Yeah, in your case I'd go LTZ for sure. The only reason I went 2LT was because I couldn't live without a manual, but it'd be sweet to have the remote start, climate control, passive entry, and push-button start. Plus those beautiful wheels...
:tongue4:


----------



## 2013Cruze (Aug 4, 2012)

aharnak said:


> Yeah, in your case I'd go LTZ for sure. The only reason I went 2LT was because I couldn't live without a manual, but it'd be sweet to have the remote start, climate control, passive entry, and push-button start. Plus those beautiful wheels...
> :tongue4:


You could have ordered your 2LT with keyless entry system and push button start.

They are available options on 2LT.


----------



## CruzeDFB (Mar 3, 2013)

Hold up!!! 

Sounds like a good deal but aren't there differences between "Fleet" and "Non Fleet" Cars? Also do they offer the same warranty?


----------



## Robby (Mar 1, 2013)

The Cruze FL (Fleet) is about the same as a LS....except usually the FL will not have On Star or XM capability.
The 2LT and LTZ coming off rental will have the same features as any on the lot.

Rob


----------



## CruzeDFB (Mar 3, 2013)

Robby said:


> The Cruze FL (Fleet) is about the same as a LS....except usually the FL will not have On Star or XM capability.
> The 2LT and LTZ coming off rental will have the same features as any on the lot.
> 
> Rob


Good, I was worried about that.


----------



## Mick (Dec 31, 2011)

Do they come with any type of warranty?

the reason I ask is because many share Seinfeld's views on rentals. Skip to 1:54 if you don't have 2 minutes.
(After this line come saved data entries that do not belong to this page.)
# loro-dev/loro

Hardware: NVIDIA H100
Metric: merged CRDT ops/sec (batched docs) (higher is better)
Workload: dtype int64

## Files before the change

loro_b200/csrc/engine.cu:

```cuda
#include "../../include/loro_b200.h"

#include <algorithm>
#include <atomic>
#include <chrono>
#include <memory>
#include <mutex>
#include <string>
#include <thread>
#include <unordered_map>
#include <vector>
#include <cstring>
#include <cstdio>
#include <cstdlib>
#include <sched.h>

#include "lb_defs.h"
#include "k_frame.cuh"
#include "k_decode.cuh"
#include "k_decode_warp.cuh"
#include "k_resolve.cuh"
#include "k_classify.cuh"
#include "k_checkout.cuh"
#include "k_seq.cuh"
#include "k_tree.cuh"
// ... 322 lines not shown
struct DocsetBlob { std::shared_ptr<DocsetBuf> buf; u64 off; u32 len; };
struct DocsetDoc { std::vector<DocsetBlob> blobs; };
struct lb_docset {
    int device = 0;
    std::mutex mu;
    std::unordered_map<u64, DocsetDoc> docs;
    u64 stored_bytes = 0;
};

struct lb_exports {
    struct Answer { lb_status status; const char* error; const uint8_t* bytes; size_t len; };
    std::vector<Answer> answers;
    std::vector<std::unique_ptr<uint8_t[]>> bufs;
};

namespace {

const int TPB = 128;
inline unsigned nblk(u64 n, int tpb = TPB) { return (unsigned)((n + tpb - 1) / tpb); }

#define LB_BATCH_LAUNCH(b, kernel, grid, block, smem, ...)                          \
    do {                                                                            \
        LB_LAUNCH(kernel, grid, block, smem, (b)->dev.stream, __VA_ARGS__);         \
        (b)->timings.kernel_launches++;                                             \
    } while (0)

u32* BatchTables::* const SG_TABLES[] = {
    &BatchTables::sg_src, &BatchTables::sg_r0, &BatchTables::sg_from, &BatchTables::sg_atoms, &BatchTables::sg_est,
    &BatchTables::sg_nmops, &BatchTables::sg_ndel, &BatchTables::sg_nrows, &BatchTables::sg_last_head, &BatchTables::sg_skip};
u32* BatchTables::* const FC_TABLES[] = {
    &BatchTables::fc_src, &BatchTables::fc_pos, &BatchTables::fc_r0, &BatchTables::fc_from, &BatchTables::fc_atoms,
    &BatchTables::fc_nrows, &BatchTables::fc_ndel, &BatchTables::fc_skip, &BatchTables::fc_tail, &BatchTables::fc_est};

void launch_exp_encode(lb_batch* b, u64 NOB, const BatchTables& xt, XBlock* xb, u32* xscratch, u8* out, int retry, bool cuts) {
    if (!NOB) return;
    const bool capped = NOB >= LB_XENC_BOUNDED_MIN_BLOCKS;
    if (cuts && capped) LB_BATCH_LAUNCH(b, k_exp_encode_cut<1>, nblk(NOB, 64), 64, 0, b->d_docs, NOB, xt, xb, xscratch, out, retry);
    else if (cuts) LB_BATCH_LAUNCH(b, k_exp_encode_cut<0>, nblk(NOB, 64), 64, 0, b->d_docs, NOB, xt, xb, xscratch, out, retry);
    else if (capped) LB_BATCH_LAUNCH(b, k_exp_encode<1>, nblk(NOB, 64), 64, 0, b->d_docs, NOB, xt, xb, xscratch, out, retry);
    else LB_BATCH_LAUNCH(b, k_exp_encode<0>, nblk(NOB, 64), 64, 0, b->d_docs, NOB, xt, xb, xscratch, out, retry);
}

unsigned seq_resident_ctas(int device) {
#ifdef LB_SIMT_EMU
    (void)device;
    return 1;
#else
    static std::atomic<unsigned> ctas[64];
    std::atomic<unsigned>& n = ctas[(unsigned)device % 64];
    if (!n.load(std::memory_order_relaxed)) {
        int per_sm = 0, sms = 0;
        CK(cudaOccupancyMaxActiveBlocksPerMultiprocessor(&per_sm, k_seq_integrate<1>, 32 * LB_SEQ_WARPS, 0));
        CK(cudaDeviceGetAttribute(&sms, cudaDevAttrMultiProcessorCount, device));
        if (per_sm < 1 || sms < 1) {
            g_last_error = "k_seq_integrate: no CTA fits a multiprocessor";
            throw lb_status(LB_ERR_CUDA);
        }
        n.store((unsigned)per_sm * (unsigned)sms, std::memory_order_relaxed);
    }
    return n.load(std::memory_order_relaxed);
#endif
}

void trace_point(lb_batch* b, const char* name);
void mark(lb_batch* b, BatchEvent e) {
    CK(cudaEventRecord(b->ev[e], b->dev.stream));
    b->ev_recorded[e] = true;
}

template <class T>
T d2h_one(lb_batch* b, const T* src) {
    T v;
    CK(cudaMemcpyAsync(&v, src, sizeof(T), cudaMemcpyDeviceToHost, b->dev.stream));
// ... 1433 lines not shown
```

loro_b200/csrc/k_export.cuh:

```cuda
#pragma once
#include "lb_tables.cuh"

enum { XK_NONE = 0, XK_LIST = 1, XK_TEXT = 2, XK_DEL = 3, XK_MAPSET = 4, XK_MAPDEL = 5, XK_TREE = 6 };
#define LB_MAX_BLOCK_SIZE 4096
#define XF_HEAD 1u
#define XF_SEG 2u

struct XDoc {
    u32 n_fc, n_mb;
    u32 flags;
    u32 n_prank;
    u64 ob0;
    u64 scratch0;
    u64 exp_off;
    u32 exp_len;
    u32 scratch_words;
    u64 stage0;
    u64 ovf0;
    u64 restage0;
};
struct XBlock {
    u32 doc;
    u32 fc0, fc1;
    u32 len;
    u32 sec_len[8];
    u32 col_len[9];
    u64 off;
    u64 scratch;
    u32 n_rows, n_dels;
    u32 n_ops, n_del_ops, n_pos;
    u64 stage;
    u32 stage_cap;
    u32 ovf;
};

struct XSink {
    u8* dst;
    u64 n, cap;
    __device__ __forceinline__ XSink(u8* d, u64 c) : dst(d), n(0), cap(c) {}
    __device__ __forceinline__ void put(u8 c) { if (n < cap) dst[n] = c; n++; }
    __device__ __forceinline__ void varint(u64 v) { while (v >= 0x80) { put((u8)(v | 0x80)); v >>= 7; } put((u8)v); }
    __device__ __forceinline__ void zigzag(i64 v) { varint(((u64)v << 1) ^ (u64)(v >> 63)); }
    __device__ __forceinline__ void copy(const u8* s, u64 len) {
        if (n + len <= cap) {
            u8* d = dst + n;
            u64 i = 0;
            while (i < len && ((uintptr_t)(d + i) & 3)) { d[i] = s[i]; i++; }
            for (; i + 4 <= len; i += 4) {
                u32 w = (u32)s[i] | ((u32)s[i + 1] << 8) | ((u32)s[i + 2] << 16) | ((u32)s[i + 3] << 24);
                *(u32*)(d + i) = w;
            }
            for (; i < len; i++) d[i] = s[i];
        }
        n += len;
    }
};
__device__ __forceinline__ u32 varint_len(u64 v) { u32 k = 1; while (v >= 0x80) { v >>= 7; k++; } return k; }

struct XOp {
    u8 xk; u32 cidx; i32 ctr; u32 atoms; i32 prop; u32 f0, f1; i32 f2; u32 st0, nst;
    u32 g;
};
__device__ __forceinline__ u32 xop_estimate(const XOp& o) {
    switch (o.xk) {
        case XK_LIST: return 4 * o.atoms;
        case XK_TEXT: return o.f1 - o.f0;
        case XK_DEL: return 8;
        case XK_TREE: return 8;
        default: return 3;
    }
}
__device__ __forceinline__ u32 str_gen(u32 end) {
    u32 k = 0;
    u64 cap = 32;
    while (cap < end) { cap <<= 1; k++; }
    return k;
}
__device__ __forceinline__ bool d_bidi(const XOp& o) { return o.f2 == 1 || o.f2 == -1; }
__device__ __forceinline__ i64 d_start_pos(const XOp& o) { return o.f2 > 0 ? o.prop : (i64)o.prop + 1 + o.f2; }
__device__ __forceinline__ i64 d_next_pos(const XOp& o) { return o.f2 > 0 ? d_start_pos(o) : d_start_pos(o) - 1; }
__device__ __forceinline__ i64 d_prev_pos(const XOp& o) { return o.f2 > 0 ? o.prop : (i64)o.prop + 1; }
__device__ __forceinline__ i64 d_id_end(const XOp& o) { return (i64)(i32)o.f1 + (o.f2 < 0 ? -o.f2 : o.f2); }
__device__ inline bool xop_mergable(const XOp& a, const XOp& b) {
    if (a.ctr + (i32)a.atoms != b.ctr || a.cidx != b.cidx || a.xk != b.xk) return false;
    switch (a.xk) {
        case XK_LIST: return (i64)a.prop + a.atoms == b.prop && a.f1 == b.f0;
        case XK_TEXT: return (i64)a.prop + a.atoms == b.prop && a.f1 == b.f0 && a.g == b.g;
// ... 439 lines not shown

struct XEntry {
    u32 src, from;
    u32 pos, r0;
    u32 atoms, est_ops, nmops, ndel, nrows;
    u32 skip;
    u32 tail;
    u32 lh_ch, lh_row;
    XOp last;
    bool last_valid;
};
struct XStore {
    bool have_block, open_valid, open_starts_block;
    u32 blk_est;
    XEntry open;
    XOp back;
};
__device__ __forceinline__ bool xmsg_same(const BatchTables& t, u32 a, u32 b) {
    u32 la = t.ch_msg_len[a], lb = t.ch_msg_len[b];
    if (la != lb) return false;
    const u8* pa = t.bytes + t.ch_msg_off[a];
    const u8* pb = t.bytes + t.ch_msg_off[b];
    for (u32 i = 0; i < la; i++)
        if (pa[i] != pb[i]) return false;
    return true;
}
__device__ __forceinline__ u32 xentry_ndeps(const BatchTables& t, const XEntry& e) {
    return e.from ? 1u : t.ch_ndeps[e.src] + (t.ch_dep_self[e.src] ? 1u : 0u);
}
struct XRows {
    const BatchTables& t; u32 pos; u32 r; u32 ch; u32 nr; u64 row0;
    u32 skip;
    __device__ XRows(const BatchTables& t_, u32 pos_, u32 r_) : t(t_), pos(pos_), r(r_), skip(0) { load(); }
    __device__ void load() { ch = t.ch_aorder[pos]; change_rows(t, ch, &row0, &nr); }
    __device__ u64 row() const { return row0 + r; }
    __device__ void next() {
        r++;
        skip = 0;
        while (r >= nr) {
            pos++; r = 0; ch = t.ch_aorder[pos];
            if (!t.ch_applied[ch]) { nr = 0; continue; }
            change_rows(t, ch, &row0, &nr);
            if (t.ch_trim[ch]) { r = t.sg_r0[ch]; skip = t.sg_skip[ch]; }
        }
    }
};
__device__ inline XOp xop_gather(const BatchTables& t, const DocInfo& di, XRows& it, u32& left, u32 skip = 0, u32 tail = 0) {
    XOp o = xop_from_row(t, di, it.ch, it.row());
    if (skip) xop_slice_front(t, o, it.row(), skip);
    left--;
    if (left) it.next();
    while (left && !(xr_flag(t, it.row()) & XF_HEAD)) {
        XOp x = xop_from_row(t, di, it.ch, it.row());
        if (it.skip) xop_slice_front(t, x, it.row(), it.skip);
        xop_merge(o, x);
        left--;
        if (left) it.next();
    }
    if (!left && tail) xop_slice_back(t, o, it.row(), tail);
    return o;
}
__device__ inline XOp xentry_last_op(const BatchTables& t, const DocInfo& di, const XEntry& E) {
    if (E.last_valid) return E.last;
    u64 row0;
    u32 nr;
    change_rows(t, E.lh_ch, &row0, &nr);
// ... 363 lines not shown
    {
        i64 prev_delta = 0;
        for (u32 i = 1; i < n; i++) {
            i64 dl = val(i) - val(i - 1);
            i64 x = dl - prev_delta;
            prev_delta = dl;
            if (x == 0) total_bits += 1;
            else if (x >= -63 && x <= 64) total_bits += 9;
            else if (x >= -255 && x <= 256) total_bits += 12;
            else if (x >= -2047 && x <= 2048) total_bits += 16;
            else if (x >= -1048575 && x <= 1048576) total_bits += 26;
            else total_bits += 69;
        }
    }
    int used = (int)(total_bits & 7);
    s.put((u8)(used == 0 ? 8 : used));
    XBits bw(s);
    i64 prev_delta = 0;
    for (u32 i = 1; i < n; i++) {
        i64 dl = val(i) - val(i - 1);
        i64 x = dl - prev_delta;
        prev_delta = dl;
        if (x == 0) bw.bit(false);
        else if (x >= -63 && x <= 64) { bw.bits(2, 2); bw.bits((u64)(x + 63), 7); }
        else if (x >= -255 && x <= 256) { bw.bits(6, 3); bw.bits((u64)(x + 255), 9); }
        else if (x >= -2047 && x <= 2048) { bw.bits(14, 4); bw.bits((u64)(x + 2047), 12); }
        else if (x >= -1048575 && x <= 1048576) { bw.bits(30, 5); bw.bits((u64)(x + 1048575), 21); }
        else { bw.bits(31, 5); bw.bits((u64)x, 64); }
    }
    if (bw.nbits) s.put((u8)((bw.cur & 0xFF) << (8 - bw.nbits)));
}

struct XReg {
    u32* ord; u32* inv; u32 n;
    __device__ u32 reg(u32 v) {
        if (inv[v] != 0xFFFFFFFFu) return inv[v];
        inv[v] = n;
        ord[n] = v;
        return n++;
    }
};
__device__ inline void xvalue_copy(XSink& s, const u8* p, u32 n, const BatchTables& t, u64 src_key0, XReg& keys) {
    Cur c(p, n);
    u32 stack[24];
    int sp = 0;
    while (!c.err) {
        while (sp > 0 && (stack[sp - 1] & 0x7fffffffu) == 0) sp--;
        if (sp == 0 && c.empty()) return;
        if (sp > 0) {
            stack[sp - 1]--;
            if (stack[sp - 1] & 0x80000000u) {
                u32 dk = t.key_map[src_key0 + (u32)c.varint()];
                s.varint(keys.reg(dk));
            }
        }
        u8 kind = c.get();
        s.put(kind);
        switch (kind) {
            case 0: case 1: case 2: break;
            case 3: { const u8* a = c.p; (void)c.sleb(); s.copy(a, (u64)(c.p - a)); break; }
            case 4: { const u8* a = c.p; c.skip(8); s.copy(a, (u64)(c.p - a)); break; }
            case 5: case 6: { const u8* a = c.p; u64 l = c.varint(); c.skip(l); s.copy(a, (u64)(c.p - a)); break; }
            case 7: case 8: {
                u64 cnt = c.varint();
                s.varint(cnt);
                if (sp >= 24 || cnt > (1u << 28)) return;
                stack[sp++] = (u32)cnt | (kind == 8 ? 0x80000000u : 0u);
                break;
            }
            case 9: s.put(c.get()); break;
            default: return;
        }
    }
// ... 40 lines not shown
    const DocInfo& di = docs[d];
    if (di.code != DOC_OK || !di.has_tree) return;
    const u64 p_lo = t.blocks[di.b0].pos0;
    const u32 n = (u32)(t.blocks[di.b1].pos0 - p_lo);
    u64* key = t.ps_key + p_lo;
    u32* val = t.ps_val + p_lo;
    for (u32 i = lane; i < n; i += 32) {
        const u8* pb = t.pos_pool + t.pos_off[p_lo + i];
        u32 pl = t.pos_len[p_lo + i];
        u64 k = 0;
        for (u32 q = 0; q < 8; q++) k = (k << 8) | (q < pl ? pb[q] : 0u);
        if (k == ~0ull) k--;
        key[i] = k;
        val[i] = i;
    }
    __syncwarp();
    warp_sort_pairs(key, val, n, lane, [&](u32 a, u32 b) -> bool { return xpos_cmp(t, (u32)p_lo + a, (u32)p_lo + b) < 0; });
    u32 carry = 0;
    for (u32 j0 = 0; j0 < n; j0 += 32) {
        u32 j = j0 + (u32)lane;
        int fresh = 0;
        if (j < n) fresh = (j == 0 || xpos_cmp(t, (u32)p_lo + val[j - 1], (u32)p_lo + val[j]) != 0) ? 1 : 0;
        int incl = warp_incl_scan(fresh, lane);
        if (j < n) {
            u32 rank = carry + (u32)incl - 1;
            t.pos_rank[p_lo + val[j]] = rank;
            if (fresh) t.pos_rep[p_lo + rank] = (u32)p_lo + val[j];
        }
        carry += (u32)__shfl_sync(LB_FULL, incl, 31);
    }
    if (lane == 0) t.xdoc[d].n_prank = carry;
}
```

http://www.youtube.com/watch?v=4T2GmGSNvaM&feature=youtube_gdata_player

Sent from AutoGuide.com Free App


----------



## aharnak (Feb 25, 2013)

2013Cruze said:


> You could have ordered your 2LT with keyless entry system and push button start.
> 
> They are available options on 2LT.


Not with a manual trans, unfortunately...


----------



## Robby (Mar 1, 2013)

The warranty began on the 'In Service Date' and whatever mileage the car was showing on that date.
So, just like any used car, the remaining warranty stays with the vehicle.
Keep in mind, very few rented regular cars experience anything worse than any other car.
Folks like me rent them to get the hotel.....were it sits....I might go sightseeing once or twice but mostly, these cars sit.
The minimum age to rent is 25....by then most have their head partially screwed on and really, going out and abusing a car really doesn't appeal to anyone.....at least, not when out on business or vacation.
I said regular cars because I'd be looking at a ex rental Camaro, Mustang, or Challenger as a possible head fart.....regular folks don't rent those.

Rob


----------



## 2013Cruze (Aug 4, 2012)

aharnak said:


> Not with a manual trans, unfortunately...
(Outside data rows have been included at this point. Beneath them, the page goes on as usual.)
+__device__ __forceinline__ __amdgpu_buffer_rsrc_t in_rsrc(const ConvP& p, const Item& it) {
+    const int iy0 = it.oy0 - p.pad_y, by = iy0 > 0 ? iy0 : 0;
+    const size_t rem_bytes = (size_t)(p.H - by) * p.W * p.in_ld * 2;
+    return __builtin_amdgcn_make_buffer_rsrc(const_cast<_Float16*>(p.in) + ((size_t)it.n * p.H + by) * p.W * p.in_ld, 0,
+                                             (int)(rem_bytes < 0x7FFFFFF0ull ? rem_bytes : 0x7FFFFFF0ull), 0x00020000);
+}
+
+template <int KH>
+__device__ __forceinline__ int piece_dst(int tid, int k) {
+    constexpr int PH = P8_H + KH - 1, PW = P8_W + KH - 1;
+    const int c4 = tid & 3, pix = (tid >> 2) + 64 * k, px = pix % PW;
+    return pix < PH * PW ? pix * 64 + ((c4 ^ ((px >> 1) & 3)) << 4) : -1;
+}
+template <int KH>
+__device__ __forceinline__ unsigned piece_off(const ConvP& p, const Item& it, int tid, int k) {
+    constexpr int PH = P8_H + KH - 1, PW = P8_W + KH - 1;
+    const int c4 = tid & 3, pix = (tid >> 2) + 64 * k, py = pix / PW, px = pix - py * PW;
+    const int iy0 = it.oy0 - p.pad_y, by = iy0 > 0 ? iy0 : 0;
+    const int iy = iy0 + py, ix = it.ox0 - p.pad_x + px;
+    const bool ok = pix < PH * PW && (unsigned)iy < (unsigned)p.H && (unsigned)ix < (unsigned)p.W;
+    const unsigned ld2 = (unsigned)p.in_ld * 2, row2 = (unsigned)p.W * ld2;
+    return ok ? (unsigned)(iy - by) * row2 + (unsigned)ix * ld2 + (unsigned)p.in_coff * 2 + c4 * 16 : 0xFFFFFFFFu;
+}
+
+template <int KH>
+__device__ __forceinline__ void issue(State& s, const ConvP& p, const Item& it, __amdgpu_buffer_rsrc_t rs, int ch, bool valid, int tid, int k0, int k1) {
+    const unsigned coff = (unsigned)ch * 64u;
+#pragma unroll
+    for (int k = k0; k < k1; ++k)
+        if (k < npc(KH)) {
+            const unsigned off = piece_off<KH>(p, it, tid, k);
+            s.pf[k] = __builtin_amdgcn_raw_buffer_load_b128(rs, off == 0xFFFFFFFFu || !valid ? 0xFFFFFFFFu : off + coff, 0, 0);
+        }
+}
+
+template <int KH, int KHN>
+__device__ __forceinline__ void stage(State& s, unsigned char* psm, const ConvP& p, const Item& it, int ch, bool first, bool last, const ConvP& pn,
+                                      const Item& itn, int chn, bool valid, int tid, int lane, int wv) {
+    constexpr int PW = P8_W + KH - 1, NP = npc(KH), NPN = npc(KHN);
+    constexpr bool AHEAD = KH <= 5;
+    asm volatile("" : "+v"(tid));
+    lane = tid & 63;
+    const int l15 = lane & 15, g = lane >> 4;
+    const int nchunk = p.cin >> 5;
+    const int ry0 = P8_R * (wv >> 1), cx0 = 16 * (wv & 1);
+    const _Float16* const wbase_p = p.wpk + ((size_t)ch * p.cout_pad + it.co0 + l15) * 32 + 8 * g;
+    const size_t wtap = (size_t)nchunk * p.cout_pad * 32;
+    auto wfrag = [&](int ky, int kx, int mt) __attribute__((always_inline)) {
+        return *reinterpret_cast<const h8*>(wbase_p + (size_t)(ky * KH + kx) * wtap + 16 * 32 * mt);
+    };
+    h8 A[KH][MT];
+#pragma unroll
+    for (int ky = 0; ky < KH; ++ky)
+#pragma unroll
+        for (int mt = 0; mt < MT; ++mt) A[ky][mt] = wfrag(ky, 0, mt);
+    __syncthreads();
+#pragma unroll
+    for (int k = 0; k < NP; ++k) {
+        const int dst = piece_dst<KH>(tid, k);
+        if (dst >= 0) *reinterpret_cast<u4v*>(psm + dst) = s.pf[k];
+    }
+    __syncthreads();
+    const __amdgpu_buffer_rsrc_t rsn = in_rsrc(pn, itn);
+    if (first) {
+#pragma unroll
+        for (int r = 0; r < P8_R; ++r)
+#pragma unroll
+            for (int mt = 0; mt < MT; ++mt) s.acc[r][mt] = f4{0.0f, 0.0f, 0.0f, 0.0f};
+    }
+#pragma unroll
+    for (int kx = 0; kx < KH; ++kx) {
+        h8 An[AHEAD ? KH : 1][MT];
+        if (AHEAD && kx + 1 < KH) {
+#pragma unroll
+            for (int ky = 0; ky < KH; ++ky)
+#pragma unroll
+                for (int mt = 0; mt < MT; ++mt) An[ky][mt] = wfrag(ky, kx + 1, mt);
+        }
+        issue<KHN>(s, pn, itn, rsn, chn, valid, tid, kx * NPN / KH, (kx + 1) * NPN / KH);
+        const int px = cx0 + l15 + kx;
+        const unsigned char* src = psm + (ry0 * PW + px) * 64 + ((g ^ ((px >> 1) & 3)) << 4);
+#pragma unroll
+        for (int pr = 0; pr < KH + P8_R - 1; ++pr) {
+            const h8 bf = *reinterpret_cast<const h8*>(src + pr * PW * 64);
+#pragma unroll
+            for (int r = 0; r < P8_R; ++r) {
+                const int ky = pr - r;
+                if (ky < 0 || ky >= KH) continue;
+#pragma unroll
+                for (int mt = 0; mt < MT; ++mt) s.acc[r][mt] = __builtin_amdgcn_mfma_f32_16x16x32_f16(A[ky][mt], bf, s.acc[r][mt], 0, 0, 0);
+            }
+            const int kd = pr - (P8_R - 1);
+            if (!AHEAD && kx + 1 < KH && kd >= 0 && kd < KH) {
+#pragma unroll
+                for (int mt = 0; mt < MT; ++mt) A[kd][mt] = wfrag(kd, kx + 1, mt);
+            }
+        }
+        if (AHEAD && kx + 1 < KH) {
+#pragma unroll
+            for (int ky = 0; ky < KH; ++ky)
+#pragma unroll
+                for (int mt = 0; mt < MT; ++mt) A[ky][mt] = An[ky][mt];
+        }
+        asm volatile("" ::: "memory");
+        __builtin_amdgcn_sched_barrier(0);
+    }
+    if (!last) return;
+    __syncthreads();
+    const long long wbase = (((long long)it.n * p.outH + (it.oy0 + ry0) * p.oy_mul + p.oy_off) * p.outW + (it.ox0 + cx0) * p.ox_mul + p.ox_off) * p.out_ld;
+    const int rstride = p.oy_mul * p.outW * p.out_ld, cstride = p.ox_mul * p.out_ld;
+    const int rows_ok = p.Ho - (it.oy0 + ry0), cols_ok = p.Wo - (it.ox0 + cx0);
+    vsrc::patch_epilogue<MT, P8_R>(p, psm + wv * (P8_R * 16 * 32 * MT), it.co0, lane, [&](int r, int mt) { return s.acc[r][mt]; },
+                                   [&](int r, int li) { return r < rows_ok && li < cols_ok ? wbase + r * rstride + li * cstride : -1ll; });
+}
+
+template <int NCH>
+__global__ void __launch_bounds__(256, 2) k_conv_inception(const IncP P, int tiles_x, int tiles_y, int ncb, int nwork) {
+    extern __shared__ __attribute__((aligned(16))) unsigned char psm[];
+    const int tid = threadIdx.x, lane = tid & 63, wv = __builtin_amdgcn_readfirstlane(tid >> 6);
+    auto decode = [&](int w) {
+        Item it;
+        const int cb = w % ncb, t = w / ncb;
+        const int tx = t % tiles_x, t2 = t / tiles_x, ty = t2 % tiles_y;
+        it.n = t2 / tiles_y;
+        it.oy0 = ty * P8_H; it.ox0 = tx * P8_W; it.co0 = cb * 16 * MT;
+        return it;
+    };
+    int w = blockIdx.x;
+    if (w >= nwork) return;
+    State s;
+    Item cur = decode(w);
+    issue<7>(s, P.b[0], cur, in_rsrc(P.b[0], cur), 0, true, tid, 0, npc(7));
+    while (true) {
+        const int w2 = w + (int)gridDim.x;
+        const bool have_next = w2 < nwork;
+        const Item nxt = have_next ? decode(w2) : cur;
+        if (NCH == 2) {
+            stage<7, 7>(s, psm, P.b[0], cur, 0, true, false, P.b[0], cur, 1, true, tid, lane, wv);
+            stage<7, 5>(s, psm, P.b[0], cur, 1, false, true, P.b[1], cur, 0, true, tid, lane, wv);
+            stage<5, 5>(s, psm, P.b[1], cur, 0, true, false, P.b[1], cur, 1, true, tid, lane, wv);
+            stage<5, 3>(s, psm, P.b[1], cur, 1, false, true, P.b[2], cur, 0, true, tid, lane, wv);
+            stage<3, 3>(s, psm, P.b[2], cur, 0, true, false, P.b[2], cur, 1, true, tid, lane, wv);
+            stage<3, 7>(s, psm, P.b[2], cur, 1, false, true, P.b[0], nxt, 0, have_next, tid, lane, wv);
+        } else {
+            stage<7, 5>(s, psm, P.b[0], cur, 0, true, true, P.b[1], cur, 0, true, tid, lane, wv);
+            stage<5, 3>(s, psm, P.b[1], cur, 0, true, true, P.b[2], cur, 0, true, tid, lane, wv);
+            stage<3, 7>(s, psm, P.b[2], cur, 0, true, true, P.b[0], nxt, 0, have_next, tid, lane, wv);
+        }
+        if (!have_next) break;
+        cur = nxt;
+        w = w2;
+    }
+}
+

My bad. I forget it had to be auto trans only.


----------



## Micumarc (Jun 6, 2013)

Mick said:


> Do they come with any type of warranty?
> 
> the reason I ask is because many share Seinfeld's views on rentals. Skip to 1:54 if you don't have 2 minutes.
> 
> ...


Haha! I hope not that many people did that with the Cruze I want.


----------